**TASK STATEMENT:**
Of the entries below, copy only those lines that contain the word "failed".

**DATA SUPPLIED:**
## Prefetch obs inputs and weight heads in obs embed; hoist Adam metadata loads

The obs embedding kernel now prefetches the next trace's observation inputs and address index, and the staged LDS weights for the next dense layer, while the current one computes. Weight/bias staging is restructured into branch-free loads, and a min-blocks launch bound is added. In Adam, the gradient and per-tensor metadata loads are issued before the early-exit checks so their latency overlaps. This adds register pressure, extra loads for blocks that exit early, and an occupancy hint that may force spills.

```diff
diff --git a/pyprob_amd/csrc/kernels.hip b/pyprob_amd/csrc/kernels.hip
--- a/pyprob_amd/csrc/kernels.hip
+++ b/pyprob_amd/csrc/kernels.hip
@@ -1038,17 +1038,26 @@
     __shared__ float s_corr[2];
     const int b = blockIdx.x;
     const bool skipped = skip && skip[0] != 0;
+    const int64_t o = (int64_t)b * 1024 + threadIdx.x * 4;
+    const f32x4 g0 = *reinterpret_cast<const f32x4*>(Gr + o);
     const int t = chunk_tensor[b];
-    if (t < 0 || !(active[t] > 0.0f)) return;
+    const int tc = max(t, 0);
+    const float act = active[tc];
+    int32_t* const sc = scratch + (int64_t)tc * PP_ADAM_SCRATCH;
+    int seen0 = 0, first = 0, chunks = 0, step_old = 0;
+    if (threadIdx.x == 0) {
+        seen0 = __atomic_load_n(sc + ADAM_SEEN, __ATOMIC_RELAXED);
+        first = __atomic_load_n(sc + ADAM_FIRST, __ATOMIC_RELAXED) - 1;
+        chunks = __atomic_load_n(sc + ADAM_CHUNKS, __ATOMIC_RELAXED);
+        step_old = __atomic_load_n(tensor_step + tc, __ATOMIC_RELAXED);
+    }
+    if (t < 0 || !(act > 0.0f)) return;
     if (skipped) {
         if (zero_grads) *reinterpret_cast<f32x4*>(Gr + (int64_t)b * 1024 + threadIdx.x * 4) = f32x4{0.f, 0.f, 0.f, 0.f};
         return;
     }
-    int32_t* const sc = scratch + (int64_t)t * PP_ADAM_SCRATCH;
-    const int64_t o = (int64_t)b * 1024 + threadIdx.x * 4;
-    const f32x4 g0 = *reinterpret_cast<const f32x4*>(Gr + o);
     __shared__ int s_seen;
-    if (threadIdx.x == 0) s_seen = __atomic_load_n(sc + ADAM_SEEN, __ATOMIC_RELAXED);
+    if (threadIdx.x == 0) s_seen = seen0;
     __syncthreads();
     const bool seen = s_seen != 0;
     bool idle = false;
@@ -1065,10 +1074,7 @@
         m = *reinterpret_cast<f32x4*>(M + o);
         v = *reinterpret_cast<f32x4*>(V + o);
     }
-    int step_old = 0, first = 0, chunks = 0;
     if (threadIdx.x == 0) {
-        first = __atomic_load_n(sc + ADAM_FIRST, __ATOMIC_RELAXED) - 1;
-        chunks = __atomic_load_n(sc + ADAM_CHUNKS, __ATOMIC_RELAXED);
         if (first < 0) {
             int lo = 0, hi = b;
             while (lo < hi) {
@@ -1083,7 +1089,6 @@
             first = lo;
             chunks = lo2 - lo;
         }
-        step_old = __atomic_load_n(tensor_step + t, __ATOMIC_RELAXED);
         const int step = step_old + 1;
         double p1 = 1.0, p2 = 1.0, q1 = (double)beta1, q2 = (double)beta2;
         for (int e = step; e > 0; e >>= 1) {
diff --git a/pyprob_amd/csrc/obs_embed.hip b/pyprob_amd/csrc/obs_embed.hip
--- a/pyprob_amd/csrc/obs_embed.hip
+++ b/pyprob_amd/csrc/obs_embed.hip
@@ -10,7 +10,7 @@
 namespace pp {
 
 template <int NOBS>
-__global__ __launch_bounds__(256) void obs_embed_fwd_kernel(const ObsFusedArgs ain, const float* __restrict__ P,
+__global__ __launch_bounds__(256, NOBS <= 4 ? 4 : 3) void obs_embed_fwd_kernel(const ObsFusedArgs ain, const float* __restrict__ P,
                                                             const float* __restrict__ obs, int n_traces,
                                                             int traces_per_wave, float* __restrict__ cat,
                                                             float* __restrict__ f1, float* __restrict__ E,
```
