# Daniel-Starr/pointcloudhookup

Measured on AMD Instinct MI355X. Metric: Mpts/s ground-filter+tower-cluster, 100 M-pt corridor; % HBM roofline on kNN, higher is better.
Workload: dtype f32 (filter) + f64 (distance predicate)

## Files before the change

pointcloudhookup_amd/csrc/pch_common.h:

```cpp
#pragma once
#include <hip/hip_runtime.h>
#include <stdint.h>
#include <stddef.h>
#include <stdio.h>
#include <string.h>

#include "../../include/pch_hip.h"

namespace pch {

void set_error(const char* fmt, ...);

#define PCH_HIP_TRY(expr)                                                         \
    do {                                                                          \
        hipError_t _e = (expr);                                                   \
        if (_e != hipSuccess) {                                                   \
            ::pch::set_error("%s failed: %s (%s:%d)", #expr, hipGetErrorString(_e), \
                             __FILE__, __LINE__);                                 \
            return PCH_ERR_HIP;                                                   \
        }                                                                         \
    } while (0)

#define PCH_TRY(expr)                  \
    do {                               \
        int _rc = (expr);              \
        if (_rc != PCH_OK) return _rc; \
    } while (0)

#define PCH_REQUIRE(cond, msg)                                   \
    do {                                                         \
        if (!(cond)) {                                           \
            ::pch::set_error("%s: %s", __func__, msg);           \
            return PCH_ERR_ARG;                                  \
        }                                                        \
    } while (0)

constexpr int PCH_MAX_DEVICES = 16;
struct DeviceGuard {
    int rc, prev, dev;
    explicit DeviceGuard(const void* device_ptr);
    ~DeviceGuard();
    DeviceGuard(const DeviceGuard&) = delete;
    DeviceGuard& operator=(const DeviceGuard&) = delete;
};
int current_device_slot();
bool may_release_hip_objects();
#define PCH_DEVICE_GUARD(ptr)                 \
    ::pch::DeviceGuard _pch_guard(ptr);       \
    if (_pch_guard.rc != PCH_OK) return _pch_guard.rc

void ws_touched(const void* base, size_t bytes);
struct Arena {
    char*  base;
    size_t cap;
    size_t off;
    bool   overflow;
    explicit Arena(void* b = nullptr, size_t c = 0, bool continues = false)
        : base(static_cast<char*>(b)), cap(c), off(0), overflow(false) {
        if (b && !continues) ws_touched(b, c);
    }
    template <typename T>
    T* take(size_t count) {
        size_t bytes = (count * sizeof(T) + 255) & ~size_t(255);
        size_t at = off;
        off += bytes;
        if (!base) return nullptr;
        if (off > cap) { overflow = true; return nullptr; }
        return reinterpret_cast<T*>(base + at);
    }
    size_t mark() const { return off; }
    void   reset(size_t m) { off = m; }
};

struct HostPeek {
    void*      pinned;
    hipEvent_t ev;
    bool       ok;
};
HostPeek& host_peek();
int peek_enqueue(const void* dev, size_t bytes, hipStream_t s);
int peek_wait(void* dst, size_t bytes);

struct DbBoxOut { uint32_t* acc; int32_t cap; bool done; };
struct GfEarly { const void* dev; size_t bytes; };
int ground_filter_run(const float* raw, int64_t n, double pct, float offset, float fallback_offset, int64_t min_keep,
                      float* out_points, int32_t* out_index, float* out_scalars, int64_t* out_count, float* out_aabb,
                      void* ws, size_t ws_bytes, hipStream_t s, const GfEarly* early);
int dbscan_run(const float* xyz, int64_t n, double eps, int32_t min_samples, int64_t chunk_size,
               const float* aabb_host, int32_t* labels, uint8_t* core, int32_t* out_nclusters,
               void* ws, size_t ws_bytes, hipStream_t s, int32_t* k_host, DbBoxOut* box = nullptr);
int segment_run(const int32_t* labels, const float* xyz, int64_t n, int32_t nclusters, int32_t* out_perm,
                int64_t* out_offsets, float* out_stats, void* ws, size_t ws_bytes, hipStream_t s, bool stats_encoded);

bool prof_enabled();
bool prof_wanted(const char* name);
void prof_pre(const char* name, hipStream_t s);
void prof_post(hipStream_t s);

#define PCH_LAUNCH(name, kernel, grid, block, shmem, stream, ...)                  \
    do {                                                                           \
        const bool _prof = ::pch::prof_enabled() && ::pch::prof_wanted(name);            \
        if (_prof) ::pch::prof_pre(name, stream);                                  \
        hipLaunchKernelGGL(kernel, grid, block, shmem, stream, __VA_ARGS__);       \
        if (_prof) ::pch::prof_post(stream);                                       \
        hipError_t _le = hipGetLastError();                                        \
        if (_le != hipSuccess) {                                                   \
            ::pch::set_error("launch %s failed: %s", name, hipGetErrorString(_le)); \
            return PCH_ERR_HIP;                                                    \
        }                                                                          \
    } while (0)

static inline int64_t ceil_div(int64_t a, int64_t b) { return (a + b - 1) / b; }
static inline int bits_for(uint64_t count) {
    int b = 0;
    while (b < 64 && (uint64_t(1) << b) < count) ++b;
    return b;
}

#ifdef __HIPCC__
constexpr int WAVE = 64;

__device__ __forceinline__ int lane_id() { return threadIdx.x & 63; }
__device__ __forceinline__ int wave_id() { return threadIdx.x >> 6; }

__device__ __forceinline__ uint32_t f32_ordered(float f) {
    uint32_t u = __float_as_uint(f);
    return (u & 0x80000000u) ? ~u : (u | 0x80000000u);
}
__device__ __forceinline__ float f32_unordered(uint32_t k) {
    uint32_t u = (k & 0x80000000u) ? (k & 0x7fffffffu) : ~k;
    return __uint_as_float(u);
}
__device__ __forceinline__ uint64_t f64_ordered(double d) {
    uint64_t u = (uint64_t)__double_as_longlong(d);
    return (u & 0x8000000000000000ull) ? ~u : (u | 0x8000000000000000ull);
}
__device__ __forceinline__ double f64_unordered(uint64_t k) {
    uint64_t u = (k & 0x8000000000000000ull) ? (k & 0x7fffffffffffffffull) : ~k;
    return __longlong_as_double((long long)u);
}
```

**RESPONSE BELOW:**
            ::pch::set_error("%s failed: %s (%s:%d)", #expr, hipGetErrorString(_e), \
            ::pch::set_error("launch %s failed: %s", name, hipGetErrorString(_le)); \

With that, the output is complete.